Arbitration engine: candidate plans, memory evidence, risk prediction, and policy weights combine into a scored winner and a persisted debate trace.

Multi-agent decomposition creates multiple candidate outputs. The planner proposes a strategy. The critic flags risks. The world-model agent predicts outcomes. Without a principled way to combine these into a single decision, the system has diversity but no resolution mechanism.

Arbitration is that mechanism. The arbitration engine scores each candidate action on multiple dimensions, combines those scores into a single ranking, selects the highest-scoring candidate, and records the debate trace so the decision can be audited later.

The scoring dimensions

The arbitration score is a weighted combination of four dimensions:

Coherence measures whether the proposal is internally consistent and compatible with the current task and policy. A proposal that contradicts the active goal or violates known constraints scores low on coherence regardless of how promising its reward might seem.

Predicted reward estimates the likely utility of the action given the current state and world-model predictions. This is not the actual outcome; it is the world model's forecast. High predicted reward without high confidence should not dominate the decision.

Memory alignment measures how well the proposal is supported by retrieved experience. A proposal backed by five retrieved memories about similar successful situations scores higher than one backed by none. The score is capped at min(1, count / 5), so five aligned memories is the maximum contribution.

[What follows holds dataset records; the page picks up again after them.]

size_t sd_conv2d_stem_fwd_bn_stats_workspace_bytes(const sd_conv_desc* d);
int sd_conv2d_stem_fwd_bn_stats(const float* x_nchw, const float* w, float* y, const sd_conv_desc* d, float eps, float momentum,
                                float* running_mean, float* running_var, float* mean, float* invstd, void* workspace,
                                size_t workspace_bytes, sd_stream_t stream);

size_t sd_conv2d_fwd_bn_stats_workspace_bytes(const sd_conv_desc* d);
int sd_conv2d_fwd_bn_stats(const float* x, const float* w, float* y, const sd_conv_desc* d, float eps, float momentum,
                           float* running_mean, float* running_var, float* mean, float* invstd, void* workspace,
                           size_t workspace_bytes, sd_stream_t stream);
int sd_bn_finalize_scratch_rows(int rows);
int sd_bn_finalize_stats(const float* partial, int rows, int64_t M, int C, float eps, float momentum, float* running_mean,
                         float* running_var, float* mean, float* invstd, float* scratch, sd_stream_t stream);

size_t sd_conv2d_dgrad_bn_reduce_workspace_bytes(const sd_conv_desc* d);
int sd_conv2d_dgrad_bn_reduce(const float* dy, const float* w_t, float* dx, const sd_conv_desc* d, const float* residual,
                              const float* bn_x, const float* bn_y, int relu, const float* mean, const float* invstd,
                              const float* gamma, const float* beta, float* dgamma, float* dbeta, int accumulate,
                              float* means_out, void* workspace, size_t workspace_bytes, sd_stream_t stream);
int sd_bn_bwd_finalize(const float* partial, int rows, int64_t M, int C, float* dgamma, float* dbeta, int accumulate,
                       float* means_out, float* scratch, sd_stream_t stream);
int sd_bn_bwd_apply(const float* dy, const float* x, const float* y, int relu, int64_t M, int C, const float* mean,
                    const float* invstd, const float* gamma, const float* beta, const float* means, float* dx, float* g_out,
                    sd_stream_t stream);

int sd_set_option(const char* name, int value);

const char* sd_conv2d_kernel_name(const sd_conv_desc* d, int pass);

int sd_cast_f32_to_bf16(const float* x, void* y_bf16, int64_t n, sd_stream_t stream);
size_t sd_conv2d_fwd_bf16_workspace_bytes(const sd_conv_desc* d);
int sd_conv2d_fwd_bf16(const void* x_nhwc_bf16, const void* w_krsc_bf16, void* y_nhwc_bf16, const sd_conv_desc* d,
                       const float* scale, const float* shift, const void* residual_bf16, int res_up2, int relu,
                       void* workspace, size_t workspace_bytes, sd_stream_t stream);
int sd_maxpool3x3s2_fwd_bf16(const void* x_bf16, void* y_bf16, int B, int Hi, int Wi, int C, sd_stream_t stream);
int sd_stem_bn_relu_maxpool_fwd_bf16(const float* x_nchw, const float* w, const float* scale, const float* shift, void* y_bf16,
                                     const sd_conv_desc* d, sd_stream_t stream);

int sd_cast_bf16_to_f32(const void* x_bf16, float* y, int64_t n, sd_stream_t stream);
size_t sd_conv2d_fwd_bf16_bn_stats_workspace_bytes(const sd_conv_desc* d);
int sd_conv2d_fwd_bf16_bn_stats(const void* x_nhwc_bf16, const void* w_krsc_bf16, void* y_nhwc_bf16, const sd_conv_desc* d, float eps,
                                float momentum, float* running_mean, float* running_var, float* mean, float* invstd,
                                void* workspace, size_t workspace_bytes, sd_stream_t stream);
int sd_conv2d_stem_fwd_bn_stats_bf16mm(const float* x_nchw, const float* w, float* y, const sd_conv_desc* d, float eps, float momentum,
                                       float* running_mean, float* running_var, float* mean, float* invstd,
                                       void* workspace, size_t workspace_bytes, sd_stream_t stream);
int sd_conv2d_stem_fwd_bn_stats_bf16(const float* x_nchw, const float* w, void* y_bf16, const sd_conv_desc* d, float eps, float momentum,
                                     float* running_mean, float* running_var, float* mean, float* invstd, void* workspace,
                                     size_t workspace_bytes, sd_stream_t stream);
int sd_bn_relu_maxpool_fwd_bf16(const void* x_bf16, int B, int Hi, int Wi, int C, const float* mean, const float* invstd, const float* gamma,
                                const float* beta, void* y_pool_bf16, uint8_t* idx, sd_stream_t stream);
int sd_maxpool_bn_relu_bwd_bf16(const void* dpool_bf16, const uint8_t* idx, const void* x_bf16, int B, int Hi, int Wi, int C, const float* mean,
                                const float* invstd, const float* gamma, const float* beta, float* dx, float* dgamma, float* dbeta, int accumulate,
                                void* workspace, size_t workspace_bytes, sd_stream_t stream);
int sd_maxpool_bn_relu_bwd_bf16_dx16(const void* dpool_bf16, const uint8_t* idx, const void* x_bf16, int B, int Hi, int Wi, int C, const float* mean,
                                     const float* invstd, const float* gamma, const float* beta, void* dx_bf16, float* dgamma, float* dbeta,
                                     int accumulate, void* workspace, size_t workspace_bytes, sd_stream_t stream);
int sd_conv2d_transpose_weights_bf16(const float* w, void* w_t_bf16, int Cout, int taps, int Cin, sd_stream_t stream);
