@@ -91,7 +99,11 @@
     uint32_t h_init_beams[LR];
 #pragma unroll
     for (int b = 0; b < LR; b++) h_init_beams[b] = (!BM && b < L) ? initp->beams[b] : 0u;
-    const int64_t n_here = (K.env_limit - env0) < (int64_t)EPW ? (K.env_limit - env0) : (int64_t)EPW;
+    const int64_t n_left = K.env_limit - env0;
+    const int64_t n_here = HEAD ? (int64_t)(n_left < 0 ? 0u : (n_left < (int64_t)EPW ? (uint32_t)n_left : EPW)) : (n_left < (int64_t)EPW ? n_left : (int64_t)EPW);
+    const uint32_t n_rows = n_here > 0 ? (uint32_t)n_here : 0u;
+    constexpr uint32_t HOT_RULES = LAUNCH_WRITE_THROUGH | LAUNCH_ROTATE_ROWS | (MODE == 6 ? LAUNCH_HEAD_GROUP2 | LAUNCH_HEAD_GROUP4 : 0u);
+    const bool hot = HEAD && (K.flags & HOT_RULES) == LAUNCH_WRITE_THROUGH;
     const uint32_t amask = (1u << A) - 1u;
 #define LLE_ROT() ((ROLL && PES) ? 0u : row_rotation(wave_id, EPW, n_here, K.flags))
     LLE_STAMP(0);
@@ -175,11 +187,24 @@
         } \
     } while (0)
 
-    const uint32_t head_lo = HEAD ? (PES ? hdr->pes_head_lo : hdr->head_lo) : 0u;
-    const uint32_t head_n = (HEAD && write_obs && !split && !incr) ? (PES ? hdr->pes_head_n : hdr->head_n) : 0u;
-    const uint32_t head2_lo = (HEAD && PES) ? hdr->pes_head2_lo : 0u, head2_n = (HEAD && PES && head_n) ? hdr->pes_head2_n : 0u;
+    uint32_t head_lo = HEAD ? (PES ? hdr->pes_head_lo : hdr->head_lo) : 0u;
+    const uint32_t head_n_map = HEAD ? (PES ? hdr->pes_head_n : hdr->head_n) : 0u, head2_n_map = (HEAD && PES) ? hdr->pes_head2_n : 0u;
+    const uint32_t head_n = (HEAD && write_obs && !split && !incr) ? head_n_map : 0u;
+    const uint32_t head2_lo = (HEAD && PES) ? hdr->pes_head2_lo : 0u, head2_n = (HEAD && PES && head_n) ? head2_n_map : 0u;
     uint4 head_v = {0u, 0u, 0u, 0u};
     if (HEAD) {
+        const uint32_t q_lay = hdr->off_cell_lay, q_lds = hdr->lds_table_bytes, q_ig = initp->gems;
+        const uint64_t q_ib = initp->bits;
+        asm("" : "+s"(head_lo) : "s"(h_HW), "s"(h_obs_stride), "s"(h_n_chunks), "s"(h_D), "s"(h_enabled), "s"(h_off_cell_meta), "s"(h_off_dyn), "s"(h_off_template),
+                                 "s"(head_n_map), "s"(q_lay), "s"(q_lds), "s"(q_ig), "s"((uint32_t)q_ib), "s"((uint32_t)(q_ib >> 32)), "s"(A), "s"(W),
+                                 "s"((uint32_t)hdr->obs_supported));
+#pragma unroll
+        for (int b = 0; b < LR; b++)
+            if (!BM && b < L) asm("" : "+s"(head_lo) : "s"(h_beam_full[b]), "s"(h_init_beams[b]));
+        if (BM) asm("" : "+s"(head_lo) : "s"(h_chain));
+        if (PES) asm("" : "+s"(head_lo) : "s"(h_off_recolour), "s"(h_off_bare), "s"(h_off_elems), "s"(h_n_elems), "s"(head2_lo), "s"(head2_n_map), "s"((uint32_t)hdr->ext_bytes),
+                                          "s"((uint32_t)hdr->recolour_exact));
+        if (ENV_OUT) asm("" : "+s"(head_lo) : "s"(h_G), "s"(h_H));
         if (lane < head_n + head2_n)
             head_v = reinterpret_cast<const uint4*>(tables + (PES ? h_off_bare : h_off_template))[lane < head_n ? head_lo + lane : head2_lo + (lane - head_n)];
         LLE_LOAD_STATE();
@@ -211,12 +236,12 @@
         if (lane < TMPL_NEG_MAX) pre_neg = reinterpret_cast<const uint32_t*>(tables + sizeof(MapHeader) + tmpl_bits_bytes(h_n_chunks))[lane];
         if (!HEAD) LLE_LOAD_STATE();
     }
-    if (PES) copy_tables2_to_lds(tables + tab_off, tab_bytes, tables + h_off_bare, ext_bytes, lds, lane, wave_in_wg, waves_per_wg);
+    if (PES) copy_tables2_to_lds<HEAD>(tables + tab_off, tab_bytes, tables + h_off_bare, ext_bytes, lds, lane, wave_in_wg, waves_per_wg);
     else if (use_sets) copy_tables2_to_lds(tables + tab_off, tab_bytes, K.win_sets + (uint64_t)map_idx * win_table_bytes(hdr->HW), ext_bytes, lds, lane, wave_in_wg, waves_per_wg);
     else if (CAN_SPLIT && GEN && split && (K.flags & LAUNCH_PACKED_TABLES))
         expand_packed_tables(tables + hdr->off_packed, lds, h_HW, hdr->packed_n_lay, h_off_cell_meta - tab_off, h_off_dyn - tab_off, h_off_template - h_off_dyn,
                              threadIdx.x, blockDim.x);
-    else copy_tables_to_lds(tables + tab_off, lds, tab_bytes, lane, wave_in_wg, waves_per_wg);
+    else copy_tables_to_lds<HEAD>(tables + tab_off, lds, tab_bytes, lane, wave_in_wg, waves_per_wg);
     constexpr uint32_t bt_bytes = BM ? 2u * LM * 4u : 0u;
     uint32_t* beam_tab = reinterpret_cast<uint32_t*>(lds + tab_bytes + ext_bytes);
     if (BM && (int)threadIdx.x < L) {
@@ -234,11 +259,12 @@
     if (HEAD) {
         __builtin_amdgcn_s_waitcnt(0x0F70);
         const uint32_t hgroup = MODE != 6 ? 1u : ((K.flags & LAUNCH_HEAD_GROUP4) ? 4u : ((K.flags & LAUNCH_HEAD_GROUP2) ? 2u : 1u));
-        if (hgroup == 1u) {
-            if (head_n && n_here > 0) {
-                if (K.flags & LAUNCH_WRITE_THROUGH) store_heads<true>(P.obs, h_obs_stride, env0, n_here, head_lo, head_n, head_v, lane, LLE_ROT(), head2_lo, head2_n);
-                else store_heads<false>(P.obs, h_obs_stride, env0, n_here, head_lo, head_n, head_v, lane, LLE_ROT(), head2_lo, head2_n);
-            }
+        const uint32_t wt = K.flags & LAUNCH_WRITE_THROUGH;
+        if (__builtin_expect(hot, 1)) {
+            if (head_n && n_rows) store_heads_hot(P.obs, h_obs_stride, env0, n_rows, head_lo, head_n, head_v, lane, head2_lo, head2_n);
+            asm volatile("s_waitcnt lgkmcnt(0)\n\ts_barrier" ::: "memory");
+        } else if (hgroup == 1u) {
+            if (head_n && n_rows) store_heads_cold(P.obs, h_obs_stride, env0, n_rows, head_lo, head_n, head_v, lane, LLE_ROT(), head2_lo, head2_n, wt);
             asm volatile("s_waitcnt lgkmcnt(0)\n\ts_barrier" ::: "memory");
         } else {
             asm volatile("s_waitcnt lgkmcnt(0)\n\ts_barrier" ::: "memory");
@@ -247,10 +273,7 @@
                     const int64_t e0q = env0 + (int64_t)q * EPW;
                     int64_t nq = K.env_limit - e0q;
                     nq = nq < 0 ? 0 : (nq > (int64_t)EPW ? (int64_t)EPW : nq);
-                    if (nq > 0) {
-                        if (K.flags & LAUNCH_WRITE_THROUGH) store_heads<true>(P.obs, h_obs_stride, e0q, nq, head_lo, head_n, head_v, lane);
-                        else store_heads<false>(P.obs, h_obs_stride, e0q, nq, head_lo, head_n, head_v, lane);
-                    }
+                    if (nq > 0) store_heads_cold(P.obs, h_obs_stride, e0q, (uint32_t)nq, head_lo, head_n, head_v, lane, 0u, 0u, 0u, wt);
                 }
             }
         }
@@ -259,6 +282,8 @@
         if (!(CAN_SPLIT && split)) LLE_LOAD_STATE();
     }
 
+    const uint32_t pk_wave = HEAD ? park_uniform(wave_id) : 0u, pk_env_lo = HEAD ? park_uniform((uint32_t)env0) : 0u,
+                   pk_env_hi = HEAD ? park_uniform((uint32_t)((uint64_t)env0 >> 32)) : 0u;
     const uint64_t* cell_lay = reinterpret_cast<const uint64_t*>(lds);
     const uint32_t* cell_meta = reinterpret_cast<const uint32_t*>(lds + (h_off_cell_meta - tab_off));
     const uint64_t* dyn = reinterpret_cast<const uint64_t*>(lds + (h_off_dyn - tab_off));
@@ -422,6 +447,9 @@
                                                alive, arrived, occ, gems, beams, err, evw, n_ev, meta_step, stepped, nullptr, bm, beam_tab, h_chain);
     LLE_STAMP(3);
 
+    const uint32_t wave_id_l = HEAD ? unpark_uniform(pk_wave) : wave_id;
+    const int64_t env0_l = HEAD ? (int64_t)(((uint64_t)unpark_uniform(pk_env_hi) << 32) | unpark_uniform(pk_env_lo)) : env0;
+#define LLE_ROT_L() ((ROLL && PES) ? 0u : row_rotation(wave_id_l, EPW, n_here, K.flags))
     auto post_step = [&]() {
     LLE_ENV_LATE(env_p);
     if (stepped) avail_lanes<G>(a, me, pos, occ, alive, arrived, meta_step, avail);
@@ -495,7 +523,7 @@
                 if (staged) {
                     wave_sync();
                     const float4* src4 = reinterpret_cast<const float4*>(reinterpret_cast<uint8_t*>(scratch) + st_off);
-                    float4* dst4 = reinterpret_cast<float4*>(O.state + env0 * len);
+                    float4* dst4 = reinterpret_cast<float4*>(O.state + env0_l * len);
                     const uint32_t n4 = n_here > 0 ? (uint32_t)n_here * (uint32_t)len / 4u : 0u;
                     for (uint32_t c = lane; c < n4; c += 64u) dst4[c] = src4[c];
                     wave_sync();
@@ -578,22 +606,41 @@
         const EnvOutputs O = load_uniform(kernarg_env_out());
         if (O.partial && n_here > 0)
             write_partial<true>(A, L, W, (int)K.partial_k, part_pitch, K.partial_E, h_max_layers, cell_lay, cell_meta, part_bm, part_col, tmpl, scratch,
-                                scr_stride, O.partial, env0, n_here, lane, use_sets ? reinterpret_cast<const uint64_t*>(lds + tab_bytes) : nullptr, et);
-    } else if (write_obs && n_here > 0) {
+                                scr_stride, O.partial, env0_l, n_here, lane, use_sets ? reinterpret_cast<const uint64_t*>(lds + tab_bytes) : nullptr, et);
+    } else if (HEAD && write_obs && n_here > 0) {
+        uint32_t lflags = K.flags;
+        asm volatile("" : "+s"(lflags));
+        if (__builtin_expect((lflags & HOT_RULES) == LAUNCH_WRITE_THROUGH, 1)) {
+            if (PES)
+                write_observations_env<true, true, false, false, HP_HOT>(A, L, h_HW, h_n_elems, h_n_chunks, LLE_PITCH(), elems, bare, tmpl, scratch, scr_stride, obs_out, env0_l, n_here,
+                                                                         lane, nullptr, 0xFFFFFFFFu, head_lo, head_n, 0u, nullptr, 0u, head2_lo, head2_n, et);
+            else
+                write_observations<true, true, false, false, HP_HOT>(A, L, h_D, h_n_chunks, LLE_PITCH(), dyn, tmpl, scratch, scr_stride, obs_out, env0_l, n_here, lane, head_lo, head_n,
+                                                                     0u, nullptr, 0u, et);
+        } else {
+            if (PES)
+                write_observations_env<false, true, false, false, HP_COLD>(A, L, h_HW, h_n_elems, h_n_chunks, LLE_PITCH(), elems, bare, tmpl, scratch, scr_stride, obs_out, env0_l, n_here,
+                                                                           lane, nullptr, 0xFFFFFFFFu, head_lo, head_n, LLE_ROT_L(), nullptr, 0u, head2_lo, head2_n, et,
+                                                                           K.flags & LAUNCH_WRITE_THROUGH);
+            else
+                write_observations<false, true, false, false, HP_COLD>(A, L, h_D, h_n_chunks, LLE_PITCH(), dyn, tmpl, scratch, scr_stride, obs_out, env0_l, n_here, lane, head_lo, head_n,
+                                                                       LLE_ROT_L(), nullptr, 0u, et, K.flags & LAUNCH_WRITE_THROUGH);
+        }
+    } else if (!HEAD && write_obs && n_here > 0) {
         dispatch_stream<!HEAD>(K.flags, [&](auto wt_, auto wide_) {
             constexpr bool WT = decltype(wt_)::value, WIDE = decltype(wide_)::value;
             if (PES && CAN_INCR && incr)
-                write_observations_env<WT, false, true, WIDE>(A, L, h_HW, h_n_elems, h_n_chunks, LLE_PITCH(), elems, bare, tmpl, scratch, scr_stride, obs_out, env0, n_here,
-                                                              lane, nullptr, 0xFFFFFFFFu, 0u, 0u, LLE_ROT(), dyn_chunks, h_n_dyn_chunks, 0u, 0u, et);
+                write_observations_env<WT, false, true, WIDE>(A, L, h_HW, h_n_elems, h_n_chunks, LLE_PITCH(), elems, bare, tmpl, scratch, scr_stride, obs_out, env0_l, n_here,
+                                                              lane, nullptr, 0xFFFFFFFFu, 0u, 0u, LLE_ROT_L(), dyn_chunks, h_n_dyn_chunks, 0u, 0u, et);
             else if (PES)
-                write_observations_env<WT, HEAD, false, WIDE>(A, L, h_HW, h_n_elems, h_n_chunks, LLE_PITCH(), elems, bare, tmpl, scratch, scr_stride, obs_out, env0, n_here,
-                                                              lane, nullptr, 0xFFFFFFFFu, head_lo, head_n, LLE_ROT(), nullptr, 0u, head2_lo, head2_n, et);
+                write_observations_env<WT, HEAD, false, WIDE>(A, L, h_HW, h_n_elems, h_n_chunks, LLE_PITCH(), elems, bare, tmpl, scratch, scr_stride, obs_out, env0_l, n_here,
+                                                              lane, nullptr, 0xFFFFFFFFu, head_lo, head_n, LLE_ROT_L(), nullptr, 0u, head2_lo, head2_n, et);
             else if (CAN_INCR && incr)
-                write_observations<WT, false, true, WIDE>(A, L, h_D, h_n_chunks, LLE_PITCH(), dyn, tmpl, scratch, scr_stride, obs_out, env0, n_here, lane, 0u, 0u, LLE_ROT(),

Risk score penalizes actions that are likely to violate constraints or produce unacceptable outcomes. The world-model agent produces this score. High risk reduces the arbitration score even when predicted reward is high.

What Experiment 14 revealed about relative weights

Experiment 14 ran four scenarios that tested whether a high-quality agent (cluster-A memories, high retrieval priority after Hebbian compounding) would consistently win arbitration against a lower-quality agent (cluster-C memories, lower priority) under varying conditions.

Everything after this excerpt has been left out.